RECORDED INFORMATION ▸
*** Block opens ***

struct S3Desc { int asym = 0, d = 1, rd = 0, rows_full = 0; };
template <typename F>
int stage3_windows(int h, int y0, int y1, int n, const S3Desc *blk, F tile_rows, int (*win)[2]) {
    int a = std::max(y0, 0), b = std::min(y1, h), k = 0;
    for (; k < n; ++k) {
        const S3Desc &q = blk[k];
        if (a >= b || (a == 0 && b == h) || q.d < 1) break;
        int e = b, run;
        if (q.rd) {
            if (q.asym || (q.d & (q.d - 1))) break;
            run = b - a;
        } else {
            if (q.d != 1) break;
            const int t = tile_rows(k, a, b);
            if (t <= 0) break;
            run = (b - a + t - 1) / t * t;
            e = std::min(a + run, h);
        }
        if (run >= q.rows_full) break;
        win[k][0] = a; win[k][1] = e;
        const int reach = q.asym ? 2 : q.d;
// ... 36 lines not shown
        if (w.row0 == row0 && w.row1 == row1) return &w;
    const int n = (int)pl.ops.size(), H = pl.H;
    if (n < WIN_OPS + 1 || pl.cls_ok) return nullptr;
    const Op *o = &pl.ops[(size_t)(n - WIN_OPS)];
    if (!(o[0].up_on(H / 8) && o[1].regular(64, H / 4) && o[2].regular(64, H / 4) && o[3].up_on(H / 4) &&
          o[4].regular(16, H / 2) && o[5].class_kernel() && o[5].conv()->a.Hg == H / 2))
        return nullptr;
    auto s3b = [&](int k) { return n - WIN_OPS - 1 - k >= 0 ? std::get_if<BneckLaunch>(&pl.ops[(size_t)(n - WIN_OPS - 1 - k)].fwd) : nullptr; };
    auto form = [&](const BneckLaunch &q, int rows, bool s3, WinOp &r) {
        auto built = [&](int v) { return !s3 || bneck_slots_per_cu(ctx->knobs, ctx->prec, q.C, q.asym, v, false, 0, true) > 0; };
        int ty = 0, tx = 0, tr = 0, rd = 0;
        int v = pick_bneck_variant(ctx, q.C, q.asym, 1, pl.B, rows, q.a.W, ty, tx, tr, rd);
        if (v < 0 || rd || (s3 && (tr || !built(v)))) { v = q.var; tr = s3 ? 0 : q.a.tr; }
        if (!built(v)) return 0;
        int th, tw, nw;
        bneck_shape(q.C, v, th, tw, nw, nullptr);
        r.var = v; r.tr = tr;
        r.te = tr ? tw : th;
        r.tiles_x = tr ? (q.a.W + th - 1) / th : (q.a.W + tw - 1) / tw;
        return r.te;
    };
    WinPlan w;
    w.row0 = row0; w.row1 = row1;
    int win[WIN_OPS][2];
    row_windows(H, row0, row1, [&](int k, int need0, int need1) { return form(*o[k].bneck(), need1 - need0, false, w.op[k]); }, win);
    for (int k = 0; k < WIN_OPS; ++k) {
        WinOp &r = w.op[k];
        r.y0 = win[k][0]; r.y1 = win[k][1];
        r.tiles_y = (r.y1 - r.y0 + r.te - 1) / r.te;
        r.l = narrow(o[k].fwd, r, false, row0, row1);
    }
    if (ctx->knobs.row_window_s3) {
        S3Desc blk[S3_OPS];
        int nb = 0, th[S3_OPS], tw, nw;
        for (; nb < S3_OPS; ++nb) {
            const BneckLaunch *q = s3b(nb);
            if (!(q && q->C == 128 && q->cin == 0 && q->a.H == H / 8 && q->a.W == o[0].up()->a.w)) break;
            S3Desc &d = blk[nb];
            bneck_shape(128, q->var, th[nb], tw, nw, &d.rd);
            d.asym = q->asym; d.d = q->a.dt;
            d.rows_full = d.rd ? q->a.phases * q->a.tiles_y * th[nb] : q->a.tr ? 0 : q->a.tiles_y * th[nb];
            if (d.rd && bneck_slots_per_cu(ctx->knobs, ctx->prec, 128, false, q->var, false, 0, true) <= 0) d.rows_full = 0;
        }
        int w3[S3_OPS][2];
        w.ns3 = stage3_windows(H / 8, w.op[0].y0, w.op[0].y1, nb, blk,
                               [&](int k, int need0, int need1) { return form(*s3b(k), need1 - need0, true, w.s3[k]); }, w3);
        for (int k = 0; k < w.ns3; ++k) {
            const BneckLaunch &q = *s3b(k);
            WinOp &r = w.s3[k];
            r.y0 = w3[k][0]; r.y1 = w3[k][1];
            if (blk[k].rd) {
                r.var = q.var; r.tr = 0; r.te = th[k]; r.tiles_x = 1;
                r.tiles_y = ((r.y1 - r.y0 + q.a.dt - 1) / q.a.dt + r.te - 1) / r.te;
// ... 259 lines not shown
        }
    }
    hipError_t e = launch_preprocess(a, (hipStream_t)stream);
    if (e != hipSuccess) return fail(ctx, BUGSEG_EHIP, std::string("preprocess launch: ") + hipGetErrorString(e));
    return BUGSEG_OK;
}

int bugseg_nchw_to_input(bugseg_ctx *ctx, const void *x, int is_f64, int B, int H, int W, void *out, void *stream) {
    if (!ctx || !x || !out) return fail(ctx, BUGSEG_EINVAL, "NULL argument");
    if (B <= 0 || H <= 0 || W <= 0) return fail(ctx, BUGSEG_EINVAL, "bad shape");
    DeviceGuard g(ctx->device);
    NchwArgs a{x, is_f64 ? 1 : 0, B, H, W, ctx->prec, out};
    hipError_t e = launch_nchw_to_input(a, (hipStream_t)stream);
    if (e != hipSuccess) return fail(ctx, BUGSEG_EHIP, std::string("layout launch: ") + hipGetErrorString(e));
    return BUGSEG_OK;
}

static hipError_t dispatch(const bugseg_ctx *c, const ConvLaunch &l, hipStream_t s) { return launch_conv(c->prec, l.nr, l.epi, l.a, s, l.cls); }
static hipError_t dispatch(const bugseg_ctx *c, const UpLaunch &l, hipStream_t s) { return launch_up(c->prec, l.cin, l.it, l.cout, l.a, s); }
static hipError_t dispatch(const bugseg_ctx *c, const BneckLaunch &l, hipStream_t s) {
    return l.cls ? launch_bneck_cls(c->knobs, c->prec, l.a, s)
                 : launch_bneck(c->knobs, c->prec, l.C, l.asym, l.var, l.a, s, l.cin, l.win);
}
static int walk_rev(const bugseg_ctx *ctx, int i, bool fwd) {
    const Op &o = ctx->plan.ops[(size_t)i];
    const int order = ctx->knobs.tile_order;
    return order == 2 ? 1 : order == 1 ? (fwd ? o.fwd_odd : o.pos & 1) : 0;
}
static unsigned long long *span_slots(const bugseg_ctx *ctx, int i) {
    return ctx->spans && i < ctx->spans_ops ? ctx->spans + 512 * (size_t)i : nullptr;
}

static hipError_t issue(const bugseg_ctx *ctx, Launch &l, int rev, unsigned long long *span, hipStream_t s) {
    return std::visit([&](auto &r) {
        r.a.span = span;
        r.a.rev = rev;
        return dispatch(ctx, r, s);
    }, l);
}

static void bind(const bugseg_ctx *ctx, const Binding &b, bool first, bool last, Launch &l) {
    ConvLaunch *c = std::get_if<ConvLaunch>(&l);
    if (first && c) {
        c->epi = b.bgr ? EPI_INIT_BGR : EPI_INIT;
        c->a.in = b.in;
        c->a.nlut = b.bgr ? (const double *)((const unsigned char *)ctx->dev_luts + 32) : nullptr;
        c->a.naff_on = b.bgr && ctx->naff_on;
        std::memcpy(c->a.naff, ctx->naff, sizeof(ctx->naff));
        c->a.rg.amax_in = b.bgr ? nullptr : ctx->plan.words;
        c->a.rg.amax_static = b.bgr ? ctx->norm_amax : 0.f;
// ... 1 lines not shown
    if (!last) return;
    const uint8_t *luts = (const uint8_t *)ctx->dev_luts;
    const bool logits = b.out_kind == BUGSEG_OUT_LOGITS_F32;
    uint8_t *cls_out = logits ? nullptr : (uint8_t *)b.out;
    const int lut_kind = b.out_kind == BUGSEG_OUT_CLASS3_U8 ? 1 : b.out_kind == BUGSEG_OUT_BINARY_U8 ? 2 : 0;
    const uint8_t *lut = lut_kind ? luts + 16 * (lut_kind - 1) : nullptr;
    if (BneckLaunch *f = std::get_if<BneckLaunch>(&l)) {
        f->a.cls_out = cls_out; f->a.lut = lut; f->a.lut_kind = lut_kind;
    } else if (c) {
        c->a.cls_out = cls_out; c->a.lut = lut; c->a.lut_kind = lut_kind;
        c->a.logits_out = logits ? (float *)b.out : nullptr;
    }
}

*** Block closes ***

Only lines holding the word "WinOp" are wanted; copy each one from the listing.

OUTPUT OF THE TASK ▸
    auto form = [&](const BneckLaunch &q, int rows, bool s3, WinOp &r) {
        WinOp &r = w.op[k];
            WinOp &r = w.s3[k];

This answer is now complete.